Saved entries →
========

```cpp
int launch_conv(const S2kOp&, const Ctx&);
int launch_wgrad(const S2kOp&, const Ctx&);
int launch_dwconv_fwd(const S2kOp&, const Ctx&);
int launch_dwconv_dgrad(const S2kOp&, const Ctx&);
int launch_dwconv_wgrad(const S2kOp&, const Ctx&);
int launch_axpy(const S2kOp&, const Ctx&);
int launch_weight_pack(const S2kOp&, const Ctx&);
int launch_wgrad_finalize(const S2kOp&, const Ctx&);
int launch_bn_finalize(const S2kOp&, const Ctx&);
int launch_se_pool(const S2kOp&, const Ctx&);
int launch_se_fc(const S2kOp&, const Ctx&);
int launch_se_fc_bwd(const S2kOp&, const Ctx&);
int launch_se_bwd_reduce(const S2kOp&, const Ctx&);
int launch_bn_bwd_reduce(const S2kOp&, const Ctx&);
int launch_bn_bwd_finalize(const S2kOp&, const Ctx&);
int launch_bn_bwd_apply(const S2kOp&, const Ctx&);
int launch_bn_residual(const S2kOp&, const Ctx&);
int launch_channel_sum(const S2kOp&, const Ctx&);
int launch_loss_fwd(const S2kOp&, const Ctx&);
int launch_loss_bwd(const S2kOp&, const Ctx&);
int launch_argmax(const S2kOp&, const Ctx&);
int launch_chan_ln_fwd(const S2kOp&, const Ctx&);
int launch_chan_ln_bwd(const S2kOp&, const Ctx&);
int launch_act_bwd(const S2kOp&, const Ctx&);
int launch_act_fwd(const S2kOp&, const Ctx&);
int launch_attn_fwd(const S2kOp&, const Ctx&);
int launch_attn_bwd(const S2kOp&, const Ctx&);
int launch_mae_mask_index(const S2kOp&, const Ctx&);
int launch_token_gather(const S2kOp&, const Ctx&);
int launch_token_scatter(const S2kOp&, const Ctx&);
int launch_patchify(const S2kOp&, const Ctx&);
int launch_mae_loss_fwd(const S2kOp&, const Ctx&);
int launch_mae_loss_bwd(const S2kOp&, const Ctx&);
int launch_transpose_cl(const S2kOp&, const Ctx&);
int launch_drop_gate(const S2kOp&, const Ctx&);
int launch_confusion(const S2kOp&, const Ctx&);
int launch_tile_prep(const S2kOp&, const Ctx&);
int launch_se_bn_sums(const S2kOp&, const Ctx&);
int launch_se_bn_combine(const S2kOp&, const Ctx&);
int launch_space_to_depth(const S2kOp&, const Ctx&);
int launch_se_fc_wgrad(const S2kOp&, const Ctx&);
int launch_ids_to_dec_idx(const S2kOp&, const Ctx&);
int launch_upsample_zero(const S2kOp&, const Ctx&);
int launch_im2col(const S2kOp&, const Ctx&);
int launch_adam(float*, const float*, float*, float*, int64_t, double, double, double, double, double, int, hipStream_t);
int launch_mfma_selftest(const float*, const float*, float*, hipStream_t);

static int launch_memset(const S2kOp& op, const Ctx& c) {
    const int64_t ref = op.t[S2K_MEMSET_T_DST];
// ... 42 lines not shown
        case S2K_OP_BN_BWD_APPLY: return launch_bn_bwd_apply(op, c);
        case S2K_OP_BN_RESIDUAL: return launch_bn_residual(op, c);
        case S2K_OP_CHANNEL_SUM: return launch_channel_sum(op, c);
        case S2K_OP_LOSS_FWD: return launch_loss_fwd(op, c);
        case S2K_OP_LOSS_BWD: return launch_loss_bwd(op, c);
        case S2K_OP_ARGMAX: return launch_argmax(op, c);
        case S2K_OP_CHAN_LN_FWD: return launch_chan_ln_fwd(op, c);
        case S2K_OP_CHAN_LN_BWD: return launch_chan_ln_bwd(op, c);
        case S2K_OP_ACT_BWD: return launch_act_bwd(op, c);
        case S2K_OP_ACT_FWD: return launch_act_fwd(op, c);
        case S2K_OP_ATTN_FWD: return launch_attn_fwd(op, c);
        case S2K_OP_ATTN_BWD: return launch_attn_bwd(op, c);
        case S2K_OP_MAE_MASK_INDEX: return launch_mae_mask_index(op, c);
        case S2K_OP_TOKEN_GATHER: return launch_token_gather(op, c);
        case S2K_OP_TOKEN_SCATTER: return launch_token_scatter(op, c);
        case S2K_OP_PATCHIFY: return launch_patchify(op, c);
        case S2K_OP_MAE_LOSS_FWD: return launch_mae_loss_fwd(op, c);
        case S2K_OP_MAE_LOSS_BWD: return launch_mae_loss_bwd(op, c);
        case S2K_OP_TRANSPOSE_CL: return launch_transpose_cl(op, c);
        case S2K_OP_DROP_GATE: return launch_drop_gate(op, c);
        case S2K_OP_CONFUSION: return launch_confusion(op, c);
        case S2K_OP_TILE_PREP: return launch_tile_prep(op, c);
        case S2K_OP_SE_BN_SUMS: return launch_se_bn_sums(op, c);
        case S2K_OP_SE_BN_COMBINE: return launch_se_bn_combine(op, c);
        case S2K_OP_SPACE_TO_DEPTH: return launch_space_to_depth(op, c);
        case S2K_OP_SE_FC_WGRAD: return launch_se_fc_wgrad(op, c);
        case S2K_OP_IDS_TO_DEC_IDX: return launch_ids_to_dec_idx(op, c);
        case S2K_OP_UPSAMPLE_ZERO: return launch_upsample_zero(op, c);
        case S2K_OP_IM2COL: return launch_im2col(op, c);
        default: set_error("unknown stage kind %d", op.kind); return S2K_ENOSYS;
    }
}

static int check_launch(int rc, const S2kOp& op, int index) {
    if (rc != S2K_OK) {
        char tmp[400];
        snprintf(tmp, sizeof(tmp), "%s", g_err);
        set_error("op %d (%s): %s", index, (op.kind > 0 && op.kind <= S2K_N_KINDS) ? kNames[op.kind] : "?", tmp);
        return rc;
    }
    const hipError_t e = hipGetLastError();
    if (e != hipSuccess) {
        set_error("op %d (%s): HIP launch error: %s", index, (op.kind > 0 && op.kind <= S2K_N_KINDS) ? kNames[op.kind] : "?",
                  hipGetErrorString(e));
        return S2K_EHIP;
    }
    return S2K_OK;
}

}

using namespace s2k;

extern "C" {

int s2k_abi_version(void) { return S2K_ABI_VERSION; }
size_t s2k_op_size(void) { return sizeof(S2kOp); }
const char* s2k_last_error(void) { return g_err; }
const char* s2k_kind_name(int kind) { return (kind > 0 && kind <= S2K_N_KINDS) ? kNames[kind] : nullptr; }

struct SideQueue {
    hipStream_t stream = nullptr;
    hipEvent_t fork = nullptr, join = nullptr;
};
constexpr int kMaxDevices = 64;
static std::mutex g_pool_mu;
// ... 36 lines not shown
struct DeviceGuard {
    int prev = -1, dev = -1;
    bool switched = false;
    explicit DeviceGuard(hipStream_t st) {
        if (hipGetDevice(&prev) != hipSuccess) prev = -1;
        dev = prev;
        int sd = -1;
        if (st != nullptr && hipStreamGetDevice(st, &sd) == hipSuccess && sd >= 0) dev = sd;
        (void)hipGetLastError();
        if (dev != prev && dev >= 0) switched = hipSetDevice(dev) == hipSuccess;
    }
    ~DeviceGuard() {
        if (switched && prev >= 0) (void)hipSetDevice(prev);
    }
};

int s2k_program_run(const S2kOp* ops, int begin, int end, void* const* bases, int n_bases, void* stream) {
    if (!ops || !bases || begin < 0 || end < begin) { set_error("program_run: bad arguments"); return S2K_EINVAL; }
    hipStream_t main_st = static_cast<hipStream_t>(stream);
    DeviceGuard guard(main_st);
    Ctx c{bases, n_bases, main_st};
    bool any_side = false;
    for (int i = begin; i < end && !any_side; ++i) any_side = (ops[i].flags & S2K_FLAG_SIDE) != 0;
    SideQueue* sq = any_side ? lease_side_queue(guard.dev) : nullptr;
    bool side_busy = false;
    bool main_dirty = true;
    auto join = [&]() {
        if (!side_busy) return;
        (void)hipEventRecord(sq->join, sq->stream);
        (void)hipStreamWaitEvent(main_st, sq->join, 0);
        side_busy = false;
    };
    int rc = S2K_OK;
    for (int i = begin; i < end; ++i) {
        const S2kOp& op = ops[i];
        if ((op.flags & S2K_FLAG_SIDE) && sq) {
            if (main_dirty) {
                (void)hipEventRecord(sq->fork, main_st);
                (void)hipStreamWaitEvent(sq->stream, sq->fork, 0);
                main_dirty = false;
            }
            Ctx cs{bases, n_bases, sq->stream};
            rc = check_launch(dispatch(op, cs), op, i);
            side_busy = true;
        } else {
            if (op.flags & S2K_FLAG_JOIN) join();
            rc = check_launch(dispatch(op, c), op, i);
            main_dirty = true;
        }
        if (rc != S2K_OK) break;
    }
    join();
    release_side_queue(guard.dev, sq);
    return rc;
}

int s2k_op_launch(const S2kOp* op, void* const* bases, int n_bases, void* stream) {
    if (!op || !bases) { set_error("op_launch: bad arguments"); return S2K_EINVAL; }
    DeviceGuard guard(static_cast<hipStream_t>(stream));
    Ctx c{bases, n_bases, static_cast<hipStream_t>(stream)};
    return check_launch(dispatch(*op, c), *op, 0);
}

static int profile_impl(const S2kOp* ops, int begin, int end, void* const* bases, int n_bases, void* stream, float* ms_by_kind,
                        int* launches_by_kind, float* ms_per_op, int* variant_per_op);

int s2k_program_profile(const S2kOp* ops, int begin, int end, void* const* bases, int n_bases, void* stream, float* ms_by_kind,
                        int* launches_by_kind) {
    return profile_impl(ops, begin, end, bases, n_bases, stream, ms_by_kind, launches_by_kind, nullptr, nullptr);
}

int s2k_program_profile_ops(const S2kOp* ops, int begin, int end, void* const* bases, int n_bases, void* stream,
                            float* ms_per_op) {
    float ms[S2K_N_KINDS + 1];
    int cnt[S2K_N_KINDS + 1];
    return profile_impl(ops, begin, end, bases, n_bases, stream, ms, cnt, ms_per_op, nullptr);
}

int s2k_program_profile_variants(const S2kOp* ops, int begin, int end, void* const* bases, int n_bases, void* stream,
                                 float* ms_per_op, int* variant_per_op) {
    float ms[S2K_N_KINDS + 1];
    int cnt[S2K_N_KINDS + 1];
    if (!ms_per_op || !variant_per_op) { set_error("program_profile_variants: bad arguments"); return S2K_EINVAL; }
    return profile_impl(ops, begin, end, bases, n_bases, stream, ms, cnt, ms_per_op, variant_per_op);
}

static int profile_impl(const S2kOp* ops, int begin, int end, void* const* bases, int n_bases, void* stream, float* ms_by_kind,
                        int* launches_by_kind, float* ms_per_op, int* variant_per_op) {
    if (!ops || !bases || !ms_by_kind || !launches_by_kind || begin < 0 || end < begin) {
        set_error("program_profile: bad arguments");
        return S2K_EINVAL;
    }
    hipStream_t st = static_cast<hipStream_t>(stream);
    DeviceGuard guard(st);
    Ctx c{bases, n_bases, st};
    const int n = end - begin;
    hipEvent_t* ev = new hipEvent_t[n + 1];
    for (int i = 0; i <= n; ++i) hipEventCreate(&ev[i]);
    int rc = S2K_OK;
    hipEventRecord(ev[0], st);
    int done = 0;
    for (int i = 0; i < n; ++i) {
        g_s2k_variant = 0;
        rc = check_launch(dispatch(ops[begin + i], c), ops[begin + i], begin + i);
        if (rc != S2K_OK) break;
        if (variant_per_op) variant_per_op[i] = g_s2k_variant;
        hipEventRecord(ev[i + 1], st);
        done = i + 1;
    }
    hipStreamSynchronize(st);
    if (rc == S2K_OK) {
        for (int k = 0; k <= S2K_N_KINDS; ++k) { ms_by_kind[k] = 0.0f; launches_by_kind[k] = 0; }
        for (int i = 0; i < done; ++i) {
            float ms = 0.0f;
            hipEventElapsedTime(&ms, ev[i], ev[i + 1]);
            const int k = ops[begin + i].kind;
            if (ms_per_op) ms_per_op[i] = ms;
            if (k > 0 && k <= S2K_N_KINDS) { ms_by_kind[k] += ms; launches_by_kind[k] += 1; }
        }
    }
    for (int i = 0; i <= n; ++i) hipEventDestroy(ev[i]);
    delete[] ev;
    return rc;
}

int s2k_adam_step(float* p, const float* g, float* m, float* v, int64_t n, double lr, double beta1, double beta2, double eps,
                  double weight_decay, int step, void* stream) {
    DeviceGuard guard(static_cast<hipStream_t>(stream));
    const int rc = launch_adam(p, g, m, v, n, lr, beta1, beta2, eps, weight_decay, step, static_cast<hipStream_t>(stream));
    if (rc != S2K_OK) return rc;
    const hipError_t e = hipGetLastError();
    if (e != hipSuccess) { set_error("adam: %s", hipGetErrorString(e)); return S2K_EHIP; }
    return S2K_OK;
}

int s2k_selftest_mfma(const float* a, const float* b, float* d, void* stream) {
    if (!a || !b || !d) { set_error("selftest: null pointer"); return S2K_EINVAL; }
// ... 9 lines not shown
```

Baseline: 989.4.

========

Copy every line of the entries above in which "hipSuccess" occurs.

Response below →
    if (e != hipSuccess) {
        if (hipGetDevice(&prev) != hipSuccess) prev = -1;
        if (st != nullptr && hipStreamGetDevice(st, &sd) == hipSuccess && sd >= 0) dev = sd;
        if (dev != prev && dev >= 0) switched = hipSetDevice(dev) == hipSuccess;
    if (e != hipSuccess) { set_error("adam: %s", hipGetErrorString(e)); return S2K_EHIP; }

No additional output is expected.